3.3 The Matching Pennies Game

In the matching pennies game, two players engage in a series of choices. One player attempts to match the other’s choice, while the other player aims to achieve a mismatch, and they repeatedly play with each other. This is a prototypical example of interacting behaviors that are usually tackled by game theory, and bring up issues of theory of mind and recursivity.

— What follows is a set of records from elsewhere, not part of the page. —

@@ -30,12 +65,14 @@
     f32x16 d1;
 #pragma unroll
     for (int i = 0; i < 16; ++i) d1[i] = 0.f;
+    RCX_MLP_STAMP(2)
 #pragma unroll
     for (int ks = 0; ks < KS1; ++ks) {
         const bf16x8 a = __builtin_bit_cast(bf16x8, ring[ks % R1]);
         if (ks + R1 < KS1) ring[ks % R1] = Lc[(ks + R1) * 64 + lane];
         d1 = __builtin_amdgcn_mfma_f32_32x32x16_bf16(a, zb[ks], d1, 0, 0, 0);
     }
+    RCX_MLP_STAMP(3)
 #pragma unroll
     for (int f = 0; f < R2; ++f) ring[f] = Lc[(KS1 + 2 * (f % CT) + f / CT) * 64 + lane];
     bf16x8 hb[2];
@@ -58,12 +95,14 @@
         hb[g >> 1][4 * (g & 1) + 0] = (__bf16)gv[2 * g].x; hb[g >> 1][4 * (g & 1) + 1] = (__bf16)gv[2 * g].y;
         hb[g >> 1][4 * (g & 1) + 2] = (__bf16)gv[2 * g + 1].x; hb[g >> 1][4 * (g & 1) + 3] = (__bf16)gv[2 * g + 1].y;
     }
+    RCX_MLP_STAMP(4)
 #pragma unroll
     for (int f = 0; f < N2; ++f) {
         const bf16x8 a = __builtin_bit_cast(bf16x8, ring[f % R2]);
         if (f + R2 < N2) ring[f % R2] = Lc[(KS1 + 2 * ((f + R2) % CT) + (f + R2) / CT) * 64 + lane];
         d2[f % CT] = __builtin_amdgcn_mfma_f32_32x32x16_bf16(a, hb[f / CT], d2[f % CT], 0, 0, 0);
     }
+    RCX_MLP_STAMP(5)
 }
 
 
@@ -72,6 +111,7 @@
 k_channel_mlp(const bf16_t* __restrict__ z, const bf16_t* __restrict__ xres, bf16_t* __restrict__ y, const u32x4q* __restrict__ wfrag, const float* __restrict__ bias,
               int M, int C, int ntiles)
 {
+    RCX_MLP_STAMP_BEGIN
     extern __shared__ __attribute__((aligned(16))) unsigned char lds_raw[];
     constexpr int NF = HT * KS1 + CT * 2 * HT;
     const u32x4q* const Lf = reinterpret_cast<const u32x4q*>(lds_raw);
@@ -98,7 +138,7 @@
         for (int g = 0; g < 4; ++g) oc[ct][g] = OX || 32 * ct + 8 * g + 4 * h < C ? 2u * (32 * ct + 8 * g + 4 * h) : 0x80000000u;
 
     auto hidden_tile = [&](int ht, const bf16x8 (&zb)[KS1], f32x16 (&d2)[CT]) {
-        hidden_tile_ring<KS1, CT, 4>(Lf + (size_t)ht * (KS1 + 2 * CT) * 64, Lb1 + 32 * ht, lane, h, zb, d2);
+        hidden_tile_ring<KS1, CT, 4>(Lf + (size_t)ht * (KS1 + 2 * CT) * 64, Lb1 + 32 * ht, lane, h, zb, d2 RCX_MLP_STAMP_PASS);
     };
     const int stride = gridDim.x * NW;
     int tile = blockIdx.x * NW + wave;
@@ -220,6 +260,7 @@
 k_channel_mlp_stream(const bf16_t* __restrict__ z, const bf16_t* __restrict__ xres, bf16_t* __restrict__ y, const u32x4q* __restrict__ wfrag, const float* __restrict__ bias,
                      int M, int C, int nblocks)
 {
+    RCX_MLP_STAMP_BEGIN
     extern __shared__ __attribute__((aligned(16))) unsigned char lds_raw[];
     constexpr int NCH = KS1 + 2 * CT, NT = 64 * NW, PER = (NCH * 64 + NT - 1) / NT;
     constexpr bool RAG = NCH * 64 % NT != 0;
@@ -298,11 +339,11 @@
                     for (int j = 0; j < 4; ++j)
                         xq[hf][j] = __builtin_bit_cast(u32x4q, __builtin_amdgcn_raw_buffer_load_b128(xsrc, (int)(128u * hf + ht_b < RB ? base + (8u * j + ht_tok) * RB + 128u * hf + ht_b : 0x80000000u), 0, 0));
             }
-            hidden_tile_ring<KS1, CT, (NW > 4 || KS1 > 16 ? 4 : 8)>(Lring, Lb1 + 32 * ht, lane, h, zb, d2);
+            hidden_tile_ring<KS1, CT, (NW > 4 || KS1 > 16 ? 4 : 8)>(Lring, Lb1 + 32 * ht, lane, h, zb, d2 RCX_MLP_STAMP_PASS);
             deposit(cp[1], 1);
             __syncthreads();
             request(cp[1], (ht + 3) % HT);
-            hidden_tile_ring<KS1, CT, (NW > 4 || KS1 > 16 ? 4 : 8)>(Lring + NCH * 64, Lb1 + 32 * (ht + 1), lane, h, zb, d2);
+            hidden_tile_ring<KS1, CT, (NW > 4 || KS1 > 16 ? 4 : 8)>(Lring + NCH * 64, Lb1 + 32 * (ht + 1), lane, h, zb, d2 RCX_MLP_STAMP_PASS);
             deposit(cp[0], 0);
             __syncthreads();
         }
@@ -339,8 +380,9 @@
 template <int KS1, int HT, int CT>
 __global__ void __launch_bounds__(512, 2)
 k_channel_mlp_pair(const bf16_t* __restrict__ z, const bf16_t* __restrict__ xres, bf16_t* __restrict__ y, const u32x4q* __restrict__ wfrag, const float* __restrict__ bias,
-                   int M, int C, int nblocks)
-{
+                   int M, int C, int nblocks RCX_MLP_STAMP_ARG)
+{
+    RCX_MLP_STAMP_BEGIN
     extern __shared__ __attribute__((aligned(16))) unsigned char lds_raw[];
     constexpr int NW = 8, NT = 64 * NW, NS = 3, NCH = KS1 + 2 * CT, PER = NCH * 64 / NT;
     static_assert(NCH * 64 % NT == 0 && HT >= 2, "whole pieces per wave");
@@ -395,13 +437,19 @@
         for (int ct = 0; ct < CT; ++ct)
 #pragma unroll
             for (int i = 0; i < 16; ++i) d2[ct][i] = 0.f;
+        RCX_MLP_STAMP(6)
 #pragma unroll 1
         for (int ht = 0; ht < HT; ++ht) {
             if (ht + 1 < HT || more) __builtin_amdgcn_s_waitcnt(VM_NEXT);
             else __builtin_amdgcn_s_waitcnt(VM_ALL);
+            RCX_MLP_STAMP(0)
             __builtin_amdgcn_s_barrier();
+            RCX_MLP_STAMP(1)
+#ifdef RCX_MLP_STAMPS
+            tsum[8] += 1;
+#endif
             if (ht + 2 < HT || more) fill((ht + 2) % HT, slot == 0 ? 2 : slot - 1);
-            hidden_tile_ring<KS1, CT, 4>(Lring + (size_t)slot * NCH * 64, Lb1 + 32 * ht, lane, h, zb, d2);
+            hidden_tile_ring<KS1, CT, 4>(Lring + (size_t)slot * NCH * 64, Lb1 + 32 * ht, lane, h, zb, d2 RCX_MLP_STAMP_PASS);
             slot = slot == NS - 1 ? 0 : slot + 1;
         }
         u32x4q xq[CT][2];
@@ -433,7 +481,249 @@
             }
             wave_sync();
         }
-    }
+        RCX_MLP_STAMP(7)
+    }
+    RCX_MLP_STAMP_END
+}
+
+
+constexpr int FREE_ZP = 128 + 16, FREE_OP = 256 + 16, FREE_IMG = 16 * FREE_ZP > 8 * FREE_OP ? 16 * FREE_ZP : 8 * FREE_OP;
+
+__device__ __forceinline__ int fresh_lane()
+{
+    unsigned t = threadIdx.x;
+    asm volatile("" : "+v"(t));
+    return (int)(t & 63u);
+}
+
+template <int KS1>
+__device__ __forceinline__ void free_z_requests(u32x4q (&zq)[KS1], __amdgpu_buffer_rsrc_t zsrc, unsigned base)
+{
+    constexpr int NZ = KS1 / 4, RB = 32 * KS1;
+    const int lane = fresh_lane();
+    const unsigned off = base + (unsigned)(lane >> 3) * RB + 16u * (lane & 7);
+#pragma unroll
+    for (int i = 0; i < KS1; ++i)
+        zq[i] = __builtin_bit_cast(u32x4q, __builtin_amdgcn_raw_buffer_load_b128(zsrc, (int)(off + (16u * (i / (2 * NZ)) + 8u * (i % 2)) * RB + 128u * ((i / 2) % NZ)), 0, 0));
+}
+
+template <int KS1>
+__device__ __forceinline__ void free_z_fragments(const u32x4q (&zq)[KS1], bf16x8 (&zb)[KS1], unsigned char* Lt)
+{
+    constexpr int NZ = KS1 / 4;
+    const int lane = fresh_lane(), r = lane & 31, h = lane >> 5;
+    unsigned char* const wr = Lt + (lane >> 3) * FREE_ZP + 16 * (lane & 7);
+    const unsigned char* const rd = Lt + (r & 15) * FREE_ZP + 16 * h;
+#pragma unroll
+    for (int p = 0; p < 2; ++p)
+#pragma unroll
+        for (int q = 0; q < NZ; ++q) {
+#pragma unroll
+            for (int j = 0; j < 2; ++j) *reinterpret_cast<u32x4q*>(wr + 8 * FREE_ZP * j) = zq[(p * NZ + q) * 2 + j];
+            wave_sync();
+#pragma unroll
+            for (int k = 0; k < 4; ++k) {
+                const u32x4q v = *reinterpret_cast<const u32x4q*>(rd + 32 * k);
+                zb[4 * q + k] = __builtin_bit_cast(bf16x8, p == 0 || r >= 16 ? v : __builtin_bit_cast(u32x4q, zb[4 * q + k]));
+            }
+            wave_sync();
+        }
+}
+
+template <int CT>
+__device__ __forceinline__ void free_x_requests(u32x4q (&xq)[2 * CT], __amdgpu_buffer_rsrc_t xsrc, unsigned base)
+{
+    constexpr int RB = 64 * CT;
+    const int lane = fresh_lane();
+    const unsigned off = base + (unsigned)(lane >> 3) * RB + 16u * (lane & 7);
+#pragma unroll
+    for (int i = 0; i < 2 * CT; ++i)
+        xq[i] = __builtin_bit_cast(u32x4q, __builtin_amdgcn_raw_buffer_load_b128(xsrc, (int)(off + 8u * RB * (i % 4) + 128u * (i / 4)), 0, 0));
+}
+
+template <int CT>
+__device__ __forceinline__ void free_y_rows(const f32x16 (&d2)[CT], const u32x4q (&xq)[2 * CT], const float* Lb2, unsigned char* Lt, __amdgpu_buffer_rsrc_t ysrc, unsigned base)
+{
+    constexpr int NH = CT / 2, RB = 64 * CT;
+    const int lane = fresh_lane(), r = lane & 31, h = lane >> 5;
+    const unsigned off = base + (unsigned)(lane >> 3) * RB + 16u * (lane & 7);
+    unsigned char* const wr = Lt + (r & 7) * FREE_OP + 16 * h;
+    const unsigned char* const rd = Lt + (lane >> 3) * FREE_OP + 32 * (lane & 7);
+#pragma unroll
+    for (int hf = 0; hf < NH; ++hf)
+#pragma unroll
+        for (int p4 = 0; p4 < 4; ++p4) {
+            if ((r >> 3) == p4) {
+#pragma unroll
+                for (int c2 = 0; c2 < 2; ++c2)
+#pragma unroll
+                    for (int g = 0; g < 4; ++g) {
+                        const int ct = 2 * hf + c2;
+                        const f32x4q bb = *reinterpret_cast<const f32x4q*>(Lb2 + 32 * ct + 8 * g + 4 * h);
+                        *reinterpret_cast<f32x4q*>(wr + 4 * (32 * c2 + 8 * g)) =
+                            f32x4q{d2[ct][4 * g] + bb.x, d2[ct][4 * g + 1] + bb.y, d2[ct][4 * g + 2] + bb.z, d2[ct][4 * g + 3] + bb.w};
+                    }
+            }
+            wave_sync();
+            const f32x4q lo = *reinterpret_cast<const f32x4q*>(rd), hi = *reinterpret_cast<const f32x4q*>(rd + 16);
+            const u32x4q xv = xq[4 * hf + p4];
+            bf16x8 o;
+            o[0] = (__bf16)(lo.x + __uint_as_float(xv.x << 16)); o[1] = (__bf16)(lo.y + __uint_as_float(xv.x & 0xffff0000u));
+            o[2] = (__bf16)(lo.z + __uint_as_float(xv.y << 16)); o[3] = (__bf16)(lo.w + __uint_as_float(xv.y & 0xffff0000u));
+            o[4] = (__bf16)(hi.x + __uint_as_float(xv.z << 16)); o[5] = (__bf16)(hi.y + __uint_as_float(xv.z & 0xffff0000u));
+            o[6] = (__bf16)(hi.z + __uint_as_float(xv.w << 16)); o[7] = (__bf16)(hi.w + __uint_as_float(xv.w & 0xffff0000u));
+            __builtin_amdgcn_raw_buffer_store_b128(__builtin_bit_cast(u32x4q, o), ysrc, (int)(off + 8u * RB * p4 + 128u * hf), 0, 0);
+            wave_sync();
+        }
+}
+
+template <int KS1, int HT, int CT>
+__global__ void __launch_bounds__(512, 2)
+k_channel_mlp_free(const bf16_t* __restrict__ z, const bf16_t* __restrict__ xres, bf16_t* __restrict__ y, const u32x4q* __restrict__ wfrag, const float* __restrict__ bias,
+                   int M, int C, int ntiles)
+{
+    RCX_MLP_STAMP_BEGIN
+    extern __shared__ __attribute__((aligned(16))) unsigned char lds_raw[];
+    constexpr int NW = 8, NT = 64 * NW, NCH = KS1 + 2 * CT, NF = HT * NCH, RB = 32 * KS1;
+    static_assert(KS1 % 4 == 0 && CT % 2 == 0 && 32 * CT == 16 * KS1, "whole 64-channel parts, no padding lanes");
+    const u32x4q* const Lf = reinterpret_cast<const u32x4q*>(lds_raw);
+    const float* const Lb1 = reinterpret_cast<const float*>(lds_raw + (size_t)NF * 1024);
+    const float* const Lb2 = Lb1 + 32 * HT;
+    const int lane = threadIdx.x & 63, h = lane >> 5;
+    const int wv = __builtin_amdgcn_readfirstlane(threadIdx.x >> 6);
+    unsigned char* const Lt = lds_raw + (size_t)NF * 1024 + sizeof(float) * 32 * (HT + CT) + (size_t)wv * FREE_IMG;
+    const unsigned nbytes = (unsigned)M * (unsigned)C * 2u;
+    const __amdgpu_buffer_rsrc_t zsrc = __builtin_amdgcn_make_buffer_rsrc((void*)z, 0, nbytes, 0x00020000);
+    const __amdgpu_buffer_rsrc_t xsrc = __builtin_amdgcn_make_buffer_rsrc((void*)xres, 0, nbytes, 0x00020000);
+    const __amdgpu_buffer_rsrc_t ysrc = __builtin_amdgcn_make_buffer_rsrc((void*)y, 0, nbytes, 0x00020000);
+    const int stride = gridDim.x * NW;
+    int tile = wv * (int)gridDim.x + (int)blockIdx.x;
+    u32x4q zq[KS1];
+    if (tile < ntiles) free_z_requests<KS1>(zq, zsrc, (unsigned)tile * 32u * RB);
+    {
+        u32x4q* Lw = reinterpret_cast<u32x4q*>(lds_raw);
+        for (int i = threadIdx.x; i < NF * 64; i += NT) Lw[i] = wfrag[i];
+        float* Lb = reinterpret_cast<float*>(lds_raw + (size_t)NF * 1024);
+        for (int i = threadIdx.x; i < 32 * (HT + CT); i += NT) Lb[i] = bias[i];
+    }
+    __syncthreads();
+    for (; tile < ntiles; tile += stride) {
+        const unsigned off = (unsigned)tile * 32u * RB;
+        bf16x8 zb[KS1];
+        free_z_fragments<KS1>(zq, zb, Lt);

For an introduction see the paper: Waade, Peter T., et al. “Introducing tomsup: Theory of mind simulations using Python.” Behavior Research Methods 55.5 (2023): 2197-2231.

3.4 Game Structure

The game proceeds as follows:

Two players sit facing each other
Each round, both players choose either “left” or “right” to indicate where they believe a penny is hidden
The matcher wins by choosing the same hand as their opponent
The hider wins by choosing the opposite hand
Points are awarded: +1 for winning, -1 for losing
Repeat

This simple structure creates a rich environment for studying decision-making strategies, learning, and adaptation.

3.5 Empirical Investigation

3.5.1 Data Collection Protocol

If you are attending my class you have been (or will be) asked to participate in a matching pennies game. This game provides the foundation for our modeling efforts. By observing gameplay and collecting data, we can develop models that capture the cognitive processes underlying decision-making in strategic situations.

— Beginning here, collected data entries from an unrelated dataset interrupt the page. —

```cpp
struct Round {
    ZpField F;
    int m = 0;
    int num_cu = 256;
    hipStream_t stream = nullptr;
    Scanner scan;

    DevBuf<u64d> best;
    DevBuf<int> colflag, colscan, qinv_r, pivrow, pivcol, is_piv, rowflag, rowscan, np_rows;
    int npiv = 0, nnp = 0;
    DevBuf<i64d> ulen, uoff;
    i64 utotal = 0;
    DevBuf<int2> Ufull, UPP, UPN;
    DevBuf<UHdr> uhdr;
    bool use_uinv = false;
    DevMat E;
    DevBuf<int2> UinvPool;
    DevBuf<i64d> UinvStart, ubound;
    DevBuf<int> UinvLen;
    DevBuf<int4> colinfo;
    DevBuf<unsigned> pbits;
    DevBuf<i64d> rstart;
    DevBuf<int> rlen;
    i64 uinv_nnz = 0;
    DevBuf<int4> Lpool;
    DevBuf<int> Lidx;
    bool want_idx = false;
    DevBuf<int> sflag;
    DevBuf<int2> fixbuf;
    DevBuf<int> fixcnt;
    bool use_stream = true;
    int chunk_log = 6;
    bool use_w = false;
    bool force_lists = false;
    DevBuf<int4> wcol;
    DevBuf<int2> wrow;
    DevBuf<int> wreject_list;
    i64 wtotal = 0;
    i64 wcap = 0;
    i64 w_entries = 0, w_long_rows = 0;
    i64 own_base = 0, wbase = 0;
    i64 own_total = 0;
    DevBuf<u64d> own_ctr;
    DevBuf<u64d> wstate, wblk;
    DevBuf<int> wmid_list, wbig_list, wbig_count;
    std::vector<int> wbig_at;
    bool want_w_row_stats = false;
    DevBuf<WLevRec> lev_recs;
    DevBuf<unsigned> lev0_sz, lev0_off;
    DevBuf<u64d> lev0_ent;
    i64 lev0_total = 0, lev0_entries = 0;
    int wave_per_cu_blocks = 0;
    DevBuf<int> lev, lev_keys, lev_iota, lev_order, lev_start_d, lev_flag;
    DevBuf<unsigned char> sort_tmp;
    std::vector<int> lev_start;
    int depth = -1;
    bool quiet_rejects = false;
    DevBuf<u64d> pool_ctr;
    int npool_active = NPOOL;
    u64d region_cap = 0;
    DevBuf<i64d> Lstart, bound, sstart;
    DevBuf<int> Llen, overflow_list, overflow2_list, fail_list;
    DevBuf<long long> pmask;
    int big_blocks = 0, big_npiv = -1;
    DevBuf<int> xdense;
// ... 835 lines not shown
        rstart.ensure((size_t)nrows + 1);
        rlen.ensure((size_t)nrows + 1);
        hipLaunchKernelGGL(k_gather_rows, dim3(cdiv(nrows, 256)), dim3(256), 0, stream, nrows, rows, M.start.p, M.len.p, rstart.p, rlen.p);
        HIPCHK(hipGetLastError());
        if (wmode) {
            wreject_list.ensure((size_t)nrows + 1);
            WPlanArgs wp;
            wp.nrows = nrows;
            wp.rstart = rstart.p;
            wp.rlen = rlen.p;
            wp.ent = M.ent.p;
            wp.pbits = pbits.p;
            wp.wcol = wcol.p;
            wp.Lpool = Lpool.p;
            wp.lpool_cap = region_cap;
            wp.pool_ctr = pool_ctr.p;
            wp.npool = npool_active;
            wp.upn = UPN.p;
            wp.own_base = (unsigned)own_base;
            wp.own_cap = (u64d)own_total / (u64d)npool_active;
            wp.own_ctr = own_ctr.p;
            wp.Lstart = Lstart.p;
            wp.Llen = Llen.p;
            wp.bound = bound.p;
            wp.pmask = pmask.p;
            wp.sflag = sflag.p;
            wp.free_cols = free_cols;
            wp.max_bound = (int)kClasses[kNumStreamClasses - 1].cap;
            wp.wave_row_bound = (int)kClasses[2].cap;
            wp.overflow_list = wreject_list.p;
            wp.overflow_count = &ctr.p->wplan_reject;
            wp.ctr = ctr.p;
            wp.F = F;
            chunk_log = stream_chunk_log();
            wp.chunk_log = chunk_log;
            constexpr int TEAM = 16, TPB = 256;
            hipLaunchKernelGGL((k_wplan<TEAM, TPB>), dim3(std::min(cdiv((i64)nrows * TEAM, TPB), num_cu * 16)), dim3(TPB), 0, stream, wp);
            HIPCHK(hipGetLastError());
            if (!use_uinv) {
                if (!quiet_rejects) launch_chain(a, nrows, true, wreject_list.p, &ctr.p->wplan_reject);
                return;
            }
        }
        CombineArgs c;
        c.nrows = nrows;
        c.self_idx = self_idx;
        c.rstart = rstart.p;
        c.rlen = rlen.p;
        c.ent = M.ent.p;
        c.colinfo = colinfo.p;
        c.pbits = pbits.p;
        c.uhdr = uhdr.p;
        c.UinvPool = UinvPool.p;
        c.Lpool = Lpool.p;
        c.Lidx = want_idx ? Lidx.p : nullptr;
        c.sflag = nullptr;
        c.lpool_cap = region_cap;
        c.pool_ctr = pool_ctr.p;
        c.npool = npool_active;
        c.Lstart = Lstart.p;
        c.Llen = Llen.p;
        c.bound = bound.p;
        c.pmask = pmask.p;
        c.free_cols = free_cols;
        c.retry = wmode ? wreject_list.p : nullptr;
        c.retry_count = wmode ? &ctr.p->wplan_reject : nullptr;
        c.overflow_list = overflow2_list.p;
        c.overflow_count = &ctr.p->combine_overflow;
        c.ctr = ctr.p;
        {
// ... 110 lines not shown
                HIPCHK(hipStreamCreateWithFlags(&twin_s[t], hipStreamNonBlocking));
                HIPCHK(hipEventCreateWithFlags(&twin_ev[t], hipEventDisableTiming));
            }
    }
    void ensure_big_scatter(hipStream_t s)
    {
        if (bigsc_m == m) return;
        const i64 per = std::max<i64>((i64)m, 1) * 13;
        bigsc_blocks = (int)std::max<i64>(1, std::min<i64>((i64)num_cu * 8, ((i64)2 << 30) / per));
        bigsc_m = m;
        const size_t nw = ((size_t)std::max(m, 1) + 31) / 32;
        sc_xdense.alloc((size_t)bigsc_blocks * (size_t)std::max(m, 1));
        sc_bitmap.alloc((size_t)bigsc_blocks * nw);
        sc_touched.alloc((size_t)bigsc_blocks * (size_t)std::max(m, 1));
        sc_xdense.zero(s);
        sc_bitmap.zero(s);
    }
    void warm_scatter()
    {
        ensure_streams();
        ensure_big_scatter(stream);
        ScatterArgs a;
        memset(&a, 0, sizeof a);
        StreamArgs sa;
        memset(&sa, 0, sizeof sa);
        const int nhash = F.small ? kNumHashClasses : kNumHashClasses - 1;
        for (int c = 0; c < nhash; c++) {
            const size_t lds = scatter_lds_bytes(kClasses[c], F.small);
            if (F.small) launch_scatter_class<true>(c, a, 0, lds, stream);
            else launch_scatter_class<false>(c, a, 0, lds, stream);
        }
        for (int c = 0; c < std::min(nhash, kNumStreamClasses); c++) {
            const size_t lds = stream_lds_bytes(stream_logt(c), stream_tpr(c), stream_wpb(c));
            if (F.small) launch_stream_class<true>(c, sa, 0, num_cu, lds, stream, stream_chunk_log());
            else launch_stream_class<false>(c, sa, 0, num_cu, lds, stream, stream_chunk_log());
        }
    }

    void run_scatter(const DevMat &M, const int *rows, int nrows)
    {
        const int4 *recs = Lpool.p;
        S.n = nrows;
        S.m = m;
        nlaunch = 0;
        if (nrows == 0) return;
        int nhash = F.small ? kNumHashClasses : kNumHashClasses - 1;
        const bool streaming = use_w && !force_lists && !want_idx;
        BinArgs b;
        b.nrows = nrows;
        b.bound = bound.p;
        b.Llen = Llen.p;
        for (int c = 0; c < NCLASS; c++) b.cap[c] = -1;
        for (int c = 0; c < nhash; c++) b.cap[c] = kClasses[c].cap;
        b.lazy_terms = zp_lazy_terms(F);
        b.class_count = class_count.p;
        b.class_list = class_list.p;
        b.rows = rows;
        b.start = M.start.p;
        b.len = M.len.p;
        b.orig = M.orig.p;
        b.Lstart = Lstart.p;
        b.sstart = sstart.p;
        b.pmask = pmask.p;
        b.sflag = sflag.p;
        b.stream_classes = streaming ? std::min(nhash, kNumStreamClasses) : 0;
        b.Sorig = S.orig.p;
        b.fixcnt = fixcnt.p;
        b.desc = class_desc.p;
// ... 40 lines not shown
        const bool use_side = !class_timing && (nhash > first_side || streaming);
        if (use_side) {
            ensure_streams();
            HIPCHK(hipEventRecord(ev_fork, stream));
            HIPCHK(hipStreamWaitEvent(side, ev_fork, 0));
        }
        auto mark = [&](int cls_id, hipStream_t s) {
            if (!class_timing || nlaunch >= NCLASS) return;
            HIPCHK(hipEventRecord(ev_cls[nlaunch], s));
            launch_cls[nlaunch++] = cls_id;
        };
        auto launch_class = [&](int c, hipStream_t s) {
            mark(c, s);
            a.cls = c;
            a.class_count = class_count.p + c;
            a.desc = class_desc.p + (size_t)c * nrows;
            const size_t lds = scatter_lds_bytes(kClasses[c], F.small);
            int per_cu = (int)std::min<size_t>(32 / kClasses[c].wpb, (160 * 1024) / lds);
            if (per_cu < 1) per_cu = 1;
            const int rows_per_block = kClasses[c].tpr == 64 ? kClasses[c].wpb : 1;
            const int grid = std::max(1, std::min(cdiv(nrows, rows_per_block), num_cu * per_cu));
            if (F.small) launch_scatter_class<true>(c, a, grid, lds, s);
            else launch_scatter_class<false>(c, a, grid, lds, s);
        };
        auto launch_stream_cls = [&](int c, hipStream_t s) {
            if (!streaming || c >= kNumStreamClasses) return;
            mark(NSTREAM0 + c, s);
            sa.cls = NSTREAM0 + c;
            sa.class_count = class_count.p + NSTREAM0 + c;
            sa.desc = class_desc.p + (size_t)(NSTREAM0 + c) * nrows;
            sa.redo_count = class_count.p + c;
            sa.redo_desc = class_desc.p + (size_t)c * nrows;
            const size_t lds = stream_lds_bytes(stream_logt(c), stream_tpr(c), stream_wpb(c));
            if (F.small) launch_stream_class<true>(c, sa, nrows, num_cu, lds, s, chunk_log);
            else launch_stream_class<false>(c, sa, nrows, num_cu, lds, s, chunk_log);
        };
        auto launch_stream_fix = [&](hipStream_t s) {
            if (!streaming) return;
            mark(NCLASS - 1, s);
            StreamFixArgs fa;
            fa.nrows = nrows;
            fa.fixcnt = fixcnt.p;
            fa.fixbuf = fixbuf.p;
            fa.sstart = sstart.p;
            fa.Sent = S.ent.p;
            fa.Slen = S.len.p;
            fa.Slead = S.lead.p;
            fa.ctr = ctr.p;
            fa.F = F;
            hipLaunchKernelGGL(k_stream_fix, dim3(cdiv(nrows, 64)), dim3(256), 0, s, fa);
            HIPCHK(hipGetLastError());
        };
        auto launch_big = [&](hipStream_t s) {
            ensure_big_scatter(s);
            mark(NHASHMAX - 1, s);
            BigScatterArgs bb;
            bb.s = a;
            bb.s.cls = NHASHMAX - 1;
            bb.s.class_count = class_count.p + (NHASHMAX - 1);
            bb.s.desc = class_desc.p + (size_t)(NHASHMAX - 1) * nrows;
            bb.m = std::max(m, 1);
            bb.nwords = (std::max(m, 1) + 31) / 32;
            bb.xdense = sc_xdense.p;
            bb.bitmap = sc_bitmap.p;
            bb.touched = sc_touched.p;
            hipLaunchKernelGGL(k_scatter_big, dim3(bigsc_blocks), dim3(256), 0, s, bb);
            HIPCHK(hipGetLastError());
        };
// ... 5716 lines not shown
```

Participants play 30 rounds as the matcher and 30 rounds as the hider, allowing us to observe behavior in both roles. While playing, participants track their scores, which can provide quantitative data for later analysis. Participants are also asked to reflect on their strategies and the strategies they believe their opponents are using, as that provides valuable materials to build models on.

3.5.2 Initial Observations

Through the careful observation and discussion of gameplay we do in class, several patterns typically emerge. For instance, players often demonstrate strategic adaptation, adjusting their choices based on their opponent’s previous moves. They may attempt to identify patterns in their opponent’s behavior while trying to make their own choices less predictable. The tension between exploitation of perceived patterns and maintenance of unpredictability creates fascinating dynamics for modeling.

3.6 Empirical explorations

Below you can observe how a previous year of CogSci did against bots (computational agents) playing according to different strategies. Look at the plots below, where the x axes indicate trial, the y axes how many points the CogSci’ers scored (0 being chance, negative means being completely owned by the bots, positive owning the bot) and the different colors indicate different strategies employed by the bots. Strategy “-2” was a Win-Stay-Lose-Shift bot: when it got a +1, it repeated its previous move (e.g. right if it had just played right), otherwise it would perform the opposite move (e.g. left if it had just played right). Strategy “-1” was a biased Nash both, playing “right” 80% of the time. Strategy “0” indicates a reinforcement learning bot; “1” a bot assuming you were playing according to a reinforcement learning strategy and trying to infer your learning and temperature parameters; “2” a bot assuming you were following strategy “1” and trying to accordingly infer your parameters.

library(tidyverse)
d <- read_csv("data/MP_MSc_CogSci22.csv") %>% 
  mutate(BotStrategy = as.factor(BotStrategy))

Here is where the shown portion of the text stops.